The U.S. State of the Birds, released last month by Interior Secretary Ken Salazar as the first comprehensive look at U.S. bird populations, ranges from dismal to hopeful. Grassland, arid-land and ocean-dependent species have slipped 30-40 percent in recent decades. Yet, some wetland bird populations such as ducks have increased sharply, with conservation partners protecting 30 million acres of wetlands.
Many trends described in the U.S. State of the Birds are mirrored in Georgia. Schneider, with the DNR Wildlife Resources Division, listed as examples loggerhead shrikes, grasshopper sparrows and bobwhite quail. Each has declined in large part due to habitat loss. But snowy and great egrets, decimated by a late-1800s and early 1900s hat trade that sometimes priced the birds’ plumes higher than gold, have rebounded, though still dogged by habitat loss and disturbance of nesting sites.

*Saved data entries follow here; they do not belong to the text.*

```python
def gemm_bt_tiled(a: torch.Tensor, b: torch.Tensor) -> torch.Tensor:
    if not _on_gpu(a):
        return ref.gemm_bt_ref(a, b)
    ext = hip_ext()
    M, N = a.shape[0], b.shape[0]
    tile = 256 if (N % 256 == 0 and ((M + 255) // 256) * (N // 256) >= 160) else 128
    pad = (-M) % tile
    if pad:
        a = torch.nn.functional.pad(a, (0, 0, 0, pad))
    c = ext.gemm_bt(a.contiguous(), b.contiguous())
    return c[:M] if pad else c


# ... 188 lines not shown
```

### senweaver_amd/ops/build.py

```python

from __future__ import annotations

import os

_HERE = os.path.dirname(os.path.abspath(__file__))
CSRC = os.path.join(_HERE, "csrc")
BUILD_DIR = os.path.join(_HERE, "_build")
EXT_NAME = "senweaver_amd_hip"

SOURCES = [
    os.path.join(CSRC, f)
    for f in ("bindings.hip", "elemwise.hip", "sampling.hip", "gemm.hip",
              "gemm_pipe.hip", "gemm_asm.hip", "attention.hip", "attention_v2.hip",
              "attention_v4.hip",
              "decode_attention.hip", "moe.hip", "fp8.hip")
]


def build(verbose: bool = False):
    os.environ.setdefault("PYTORCH_ROCM_ARCH", "gfx950")
    os.makedirs(BUILD_DIR, exist_ok=True)
    from torch.utils.cpp_extension import load

    return load(
        name=EXT_NAME,
        sources=SOURCES,
        build_directory=BUILD_DIR,
        extra_cflags=["-O3", "-std=c++17"],
        extra_cuda_cflags=["-O3", "-std=c++17"],
        verbose=verbose,
        with_cuda=True,
    )


def load_prebuilt():
    so = os.path.join(BUILD_DIR, EXT_NAME + ".so")
    if not os.path.exists(so):
        return None
    so_mtime = os.path.getmtime(so)
    for f in os.listdir(CSRC):
        if f.endswith((".hip", ".h", ".cuh")):
            if os.path.getmtime(os.path.join(CSRC, f)) > so_mtime:
                return None
    import importlib.util
# ... 11 lines not shown
```

### senweaver_amd/ops/csrc/attention_v4.hip

```cpp

#include "common.h"

typedef __attribute__((ext_vector_type(8))) short short8;
typedef __attribute__((ext_vector_type(16))) float f32x16;

#define V4_KVBLK 64
#define V4_QBLK 256

static __device__ __forceinline__ void v4_stage_glds(
    const ushort* __restrict__ src, long long ld, int chunks_per_row,
    ushort* lds_tile, int chunks_total, int tid, int nt = 512) {
  const int cmask = chunks_per_row - 1;
  const int wave_chunk = tid & ~63;
  for (int s0 = 0; s0 < chunks_total; s0 += nt) {
    const int s = s0 + tid;
    if (s >= chunks_total) break;
    const int row = s / chunks_per_row;
    const int cl = s % chunks_per_row;
    const int c = (cl ^ row) & cmask;
    const ushort* g = src + (long long)row * ld + c * 8;
    __builtin_amdgcn_global_load_lds(
        (const __attribute__((address_space(1))) unsigned int*)g,
        (__attribute__((address_space(3))) unsigned int*)(lds_tile + ((long long)(s0 + wave_chunk)) * 8),
        16, 0, 0);
// ... 313 lines not shown
#pragma unroll
    for (int c = 0; c < NCH; ++c) {
      const int ch = tid + c * NT;
      const int d = ch / (QBLK / 8);
      const int qc = (ch % (QBLK / 8)) * 8;
      if (qbase + qc < S)
        *reinterpret_cast<short8*>(OTh + (long long)d * S + qbase + qc) =
            *reinterpret_cast<const short8*>(o_lds + d * QBLK + qc);
    }
    return;
  }
  if (!live) return;
  if (PACK) {
    const long long col = (long long)pk_base[b] + q_lane;
    if (q_lane < skip || col < 0 || col >= Tp) return;
    ushort* OTp = OT + (long long)h * D * Tp + col;
#pragma unroll
    for (int db = 0; db < 4; ++db)
#pragma unroll
      for (int r = 0; r < 16; ++r) {
        const int d = db * 32 + (r & 3) + 8 * (r >> 2) + 4 * lhi;
        OTp[(long long)d * Tp] = f2bf(o_acc[db][r] * inv_l);
      }
    return;
  }
#pragma unroll
  for (int db = 0; db < 4; ++db)
#pragma unroll
    for (int r = 0; r < 16; ++r) {
      const int d = db * 32 + (r & 3) + 8 * (r >> 2) + 4 * lhi;
// ... 724 lines not shown
                      float scale) {
  attn4_body<2, 1, 1, 1>(Q, K, VT, OT, B, H, Hk, S, scale);
}

extern "C" __global__ void __launch_bounds__(512)
attn_fwd_v5_packed_kernel(const ushort* __restrict__ Q,
                          const ushort* __restrict__ K,
                          const ushort* __restrict__ VT,
                          ushort* __restrict__ OT, int B, int H, int Hk,
                          int S, float scale, const int* __restrict__ skip,
                          const int* __restrict__ base, int Tp) {
  attn4_body<2, 1, 1, 1, 512, 0, 1>(Q, K, VT, OT, B, H, Hk, S, scale, skip,
                                    base, Tp);
}

extern "C" __global__ void __launch_bounds__(256)
attn_fwd_v4_16_kernel(const ushort* __restrict__ Q,
                      const ushort* __restrict__ K,
                      const ushort* __restrict__ VT,
                      ushort* __restrict__ OT, int B, int H, int Hk, int S,
                      float scale) {
  attn4_body<2, 1, 1, 1, 256>(Q, K, VT, OT, B, H, Hk, S, scale);
}

extern "C" __global__ void __launch_bounds__(512)
attn_fwd_v4_17_kernel(const ushort* __restrict__ Q,
                      const ushort* __restrict__ K,
                      const ushort* __restrict__ VT,
                      ushort* __restrict__ OT, int B, int H, int Hk, int S,
                      float scale) {
// ... 21 lines not shown
```

### senweaver_amd/ops/csrc/bindings.hip

```cpp

#include <torch/extension.h>
#include <c10/hip/HIPStream.h>
#include <hip/hip_runtime.h>

#include "common.h"

extern "C" __global__ void rmsnorm_fwd_kernel(const ushort*, const ushort*, ushort*, ushort*, int, float);
extern "C" __global__ void rope_fwd_kernel(ushort*, ushort*, const float*, const int*, int, int, int);
extern "C" __global__ void rope_scatter_kernel(const ushort*, long long, ushort*, ushort*, const float*, const int*, int, int, int, int);
extern "C" __global__ void transpose_v_kernel(const ushort*, long long, long long, ushort*, int, int, int, int);
extern "C" __global__ void rope_kv_append_kernel(const ushort*, long long, ushort*, ushort*, ushort*, const float*, const int*, const int*, int, int, int);
extern "C" __global__ void swiglu_fwd_kernel(const ushort*, ushort*, long long, int);
extern "C" __global__ void add_bf16_kernel(const ushort*, const ushort*, ushort*, long long);
extern "C" __global__ void argmax_rows_kernel(const ushort*, int*, int);
extern "C" __global__ void target_logprob_kernel(const ushort*, const int*, float*, int);
extern "C" __global__ void gemm_bt_bf16_kernel(const ushort*, const ushort*, ushort*, int, int, int);
extern "C" __global__ void gemm_bt_bf16_256_kernel(const ushort*, const ushort*, ushort*, int, int, int);
extern "C" __global__ void gemm_bt_bf16_256x32_kernel(const ushort*, const ushort*, ushort*, int, int, int);
extern "C" __global__ void gemm_bt_bf16_256sg_kernel(const ushort*, const ushort*, ushort*, int, int, int);
extern "C" __global__ void gemm_bt_bf16_8ph_kernel(const ushort*, const ushort*, ushort*, int, int, int);
extern "C" __global__ void gemm_bt_bf16_8ph_v1_kernel(const ushort*, const ushort*, ushort*, int, int, int);
extern "C" __global__ void gemm_bt_bf16_8ph_v2_kernel(const ushort*, const ushort*, ushort*, int, int, int);
extern "C" __global__ void gemm_bt_bf16_8ph_v3_kernel(const ushort*, const ushort*, ushort*, int, int, int);
extern "C" __global__ void gemm_bt_bf16_8ph_v4_kernel(const ushort*, const ushort*, ushort*, int, int, int);
// ... 553 lines not shown
      bf16_ptr(q), bf16_ptr(k), bf16_ptr(vt), bf16_mut(ot), B, H, Hk, S, (float)scale);
  HIP_CHECK_KERNEL();
  return ot;
}

extern "C" __global__ void rope_scatter_packed_kernel(
    const ushort*, long long, ushort*, ushort*, const float*, const int*, int,
    int, int, int, int, const int*, const int*, const int*, long long);
extern "C" __global__ void transpose_v_packed_kernel(
    const ushort*, long long, long long, ushort*, int, int, int, int,
    const int*, const int*, const int*, long long);
extern "C" __global__ void attn_fwd_v5_packed_kernel(
    const ushort*, const ushort*, const ushort*, ushort*, int, int, int, int,
    float, const int*, const int*, int);

static void check_plan(const torch::Tensor& t, int64_t B, const char* name) {
  TORCH_CHECK(t.is_cuda() && t.scalar_type() == torch::kInt32 &&
                  t.is_contiguous() && t.dim() == 1 && t.size(0) == B,
              name, " must be a contiguous int32 GPU tensor of length B");
}

std::vector<torch::Tensor> rope_scatter_qkv_packed(
    torch::Tensor qkv, torch::Tensor cos_sin, torch::Tensor positions,
    int64_t Hq, int64_t Hk, int64_t D, int64_t B, int64_t S,
    torch::Tensor skip, torch::Tensor base, torch::Tensor owner) {
  check_bf16(qkv, "qkv");
  const long long Tp = qkv.size(0);
  const long long ld = qkv.size(1);
  TORCH_CHECK(qkv.dim() == 2 && Tp <= B * S && B * S < (1LL << 31) &&
              cos_sin.size(1) == D && ld >= (Hq + 2 * Hk) * D);
// ... 30 lines not shown
  TORCH_CHECK(ld % 8 == 0 && D % 8 == 0, "vt_from_qkv: row length and D must be multiples of 8");
  check_plan(skip, B, "skip");
  check_plan(base, B, "base");
  check_plan(owner, B, "owner");
  auto vt = torch::empty({B, Hk, D, S}, qkv.options());
  const long long v_off = (Hq + Hk) * D;
  transpose_v_packed_kernel<<<dim3((unsigned)((S + 31) / 32), (unsigned)((D + 63) / 64),
                                  (unsigned)(B * Hk)),
                              dim3(256), 0, cur_stream()>>>(
      bf16_ptr(qkv), ld, v_off, bf16_mut(vt), (int)B, (int)S, (int)Hk, (int)D,
      skip.data_ptr<int>(), base.data_ptr<int>(), owner.data_ptr<int>(), Tp);
  HIP_CHECK_KERNEL();
  return vt;
}
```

Trends can mislead. The Piedmont region’s gradual return to forest from early 1900s cotton farms favors forest-dwelling birds anew over grassland species. Also, development across Georgia means more nest sites for Carolina wrens and phoebes, species that adapted to using buildings and other manmade niches for nesting, substantially boosting their numbers and ranges.
Habitat work led by Wildlife Resources’ Nongame Conservation Section is having an impact.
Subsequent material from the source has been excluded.